Charger seemed to work fine with no issues with the battery.


----------



## chris moore

I too just received mine back the charge was $60 plus shipping each way so figure to spend close to $80 total for the upgrade. I have only charged two packs but no problems and it sure is a lot easier to carry only one charger :thumbsup: .


----------



## Roadsplat

I've had mine done. Works well. Well worth the upgrade. Certainly beats paying over $100 for a different charger.


----------



## GearboxGraphics

Is there a phone number for CE to call about sending a unit in for the upgrade? I didn't see one on their site.

--Cory


----------



## jman91

GearboxGraphics said:


> Is there a phone number for CE to call about sending a unit in for the upgrade? I didn't see one on their site.
> 
> --Cory


 
Cory-you can email the with questions or call

For questions or to place an order over the phone call between 8:00 - 4:00 Monday thru Friday central time.

E-Mail [email protected]

*Competition Electronics, Inc.*
3469 Precision Dr.
Rockford, IL 61109
PHONE 815-874-8001
FAX 815-874-8181


----------



## nitro4294

*I have been using one for about 6 months now and works great. I have been using CE's Turbo 30 and 35 for well over 15 years and they are the best charger on the market, in my opinion of course. Don't really miss the nimh programs since I don't use them any more.*


----------



## Fl Flash

Eugene, I had my GFX upgraded almost a year ago and haven't had any problems works great for both 1 cell and 2 cell Lipos. I heard a rumor that CE now has a Upgrade for the Upgrade that allows you to charge to the "Legal" 2c ( 8.44V ) charge limit with both sensor wires connected. I,m not sure if it effects the 1c limit or not ( I guess the "New" 1c limit is now 4.22V ? ) I,m looking in to it.


----------



## OvalmanPA

I just got mine back for the latest upgrade. If you already have the lipo software the new upgrade is only $10 + shipping. It does upgrade the voltage "cutoff" to 8.44 which is the "legal" limit as per most tracks rules. I'm assuming that the 1 cell threshold would then be 4.22v.


----------



## razor45

*motor*

Hi guys would have somebody who tell me what kind is a good brushless motor, ecs and battery for complete a kit i have around 500$ this is possible to have that with this money

THX Pierre


----------



## KenBajdek

Just a safety note you should ALWAYS run the voltage leads on your pack.CE recommends that because the charger is constantly checking the voltage in "real time" as the pack is being charged/discharged. I have seen a few guys overcharge a pack and not pass tech when their packs hit 8.46. It is a much better and way more accurate system than any other charger out there.I have had mine since January and love it. 

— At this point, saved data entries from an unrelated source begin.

+                if (++pk == steps) {
+                    pk = 0;
+                    prow += nblocks;
+                    if (prow < nrows) pbase = row_base(prow);
+                }
+            };
+            for (int s = 0; s < RING_STAGES; ++s) issue();
+            int ck = 0, cslot = 0;
+            for (int crow = v; crow < nrows;) {
+                const f4 *kp = reinterpret_cast<const f4 *>(cf + 4 * cg);
+                f4 k = kp[0];
+                ring_wait_oldest();
+                const f4 zv = *reinterpret_cast<const f4 *>(stream_lds + ring_cell(tid, cslot, 0));
+                const f4 gv = *reinterpret_cast<const f4 *>(stream_lds + ring_cell(tid, cslot, 1));
+                const bool mine = active && pl + ck * ppi < W;
+                if (mine) {
+#pragma unroll
+                    for (int e = 0; e < 4; ++e) {
+                        f4 kn = k;
+                        if (e < 3) kn = kp[(e + 1) * SUMS_GROUPS];
+                        const float u = fmaf(zv[e], k[0], k[1]);
+                        const float g = u > 0.f ? gv[e] : 0.f;
+                        s0[e] += g;
+                        s1[e] += (double)g * (double)((zv[e] - k[2]) * k[3]);
+                        asm volatile("" : "+v"(s1[e]) : : "memory");
+                        k = kn;
+                    }
+                }
+                ring_reads_done();
+                issue();
+                cslot = ring_next(cslot);
+                if (++ck == steps) { ck = 0; crow += nblocks; }
+            }
+            ring_drain();
+            __syncthreads();
+        }
+#pragma unroll
+        for (int e = 0; e < 4; ++e) { red[(0 * 256 + tid) * 4 + e] = s0[e]; red[(1 * 256 + tid) * 4 + e] = s1[e]; }
+        __syncthreads();
+        if (tid < cvn) {
+#pragma unroll
+            for (int e = 0; e < 4; ++e) {
+                double a0 = 0, a1 = 0;
+                for (int p = 0; p < ppi; ++p) { a0 += red[(0 * 256 + p * cvn + tid) * 4 + e]; a1 += red[(1 * 256 + p * cvn + tid) * 4 + e]; }
+                const int c = 4 * tid + e;
+                if (c < C) {
+                    partial[((size_t)v * 2 + 0) * C + c] = a0;
+                    partial[((size_t)v * 2 + 1) * C + c] = a1;
+                }
+            }
+        }
+    }
 }
 
 template <int V>
@@ -1310,6 +1520,22 @@
     return mmlf_launch_status("mmlf_bn_apply_relu4");
 }
 
+static bool stream_sources_ok(const float *z, const float *gy, int cs_gy, int c_off)
+{
+    return (reinterpret_cast<uintptr_t>(z) & 15) == 0 && (reinterpret_cast<uintptr_t>(gy + c_off) & 15) == 0 && cs_gy % 4 == 0;
+}
+static int stream_blocks()
+{
+    static int blocks[64] = {};
+    const int dev = current_device();
+    if (!blocks[dev]) {
+        int n = 0;
+        if (hipDeviceGetAttribute(&n, hipDeviceAttributeMultiprocessorCount, dev) != hipSuccess || n <= 0) n = 256;
+        blocks[dev] = n / 8 * 8 < 8 ? 8 : n / 8 * 8;
+    }
+    return blocks[dev];
+}
+
 extern "C" int mmlf_bn_bwd_reduce(const float *gy, int cs_gy, int c_off, const float *z, int cs_z, int C,
                                   const float *scale, const float *shift, const float *gamma,
                                   const float *save_mean, const float *save_invstd, float *dgamma, float *dbeta,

Definitely worth spending the extra cash on.


----------



## speeddaddy

Does this charger also balance the Lipo? If not it isn't worth the extra cost of a good balancer. Does it also support LiPoly, LiIon, LiFePO4, A123, LiMn, Pb and can you upgrade its software online as new battery chemistry comes out?


----------



## KenBajdek

The GFX was the KING of chargers in its day with NiCad and NiMH. When lipo's first appeared on the racing circuit CE wasn't going to upgrade the charger. Well about a year later when lipo became the battery of choice CE wanted to keep there customers happy and provided an upgrade for a very reasonable price.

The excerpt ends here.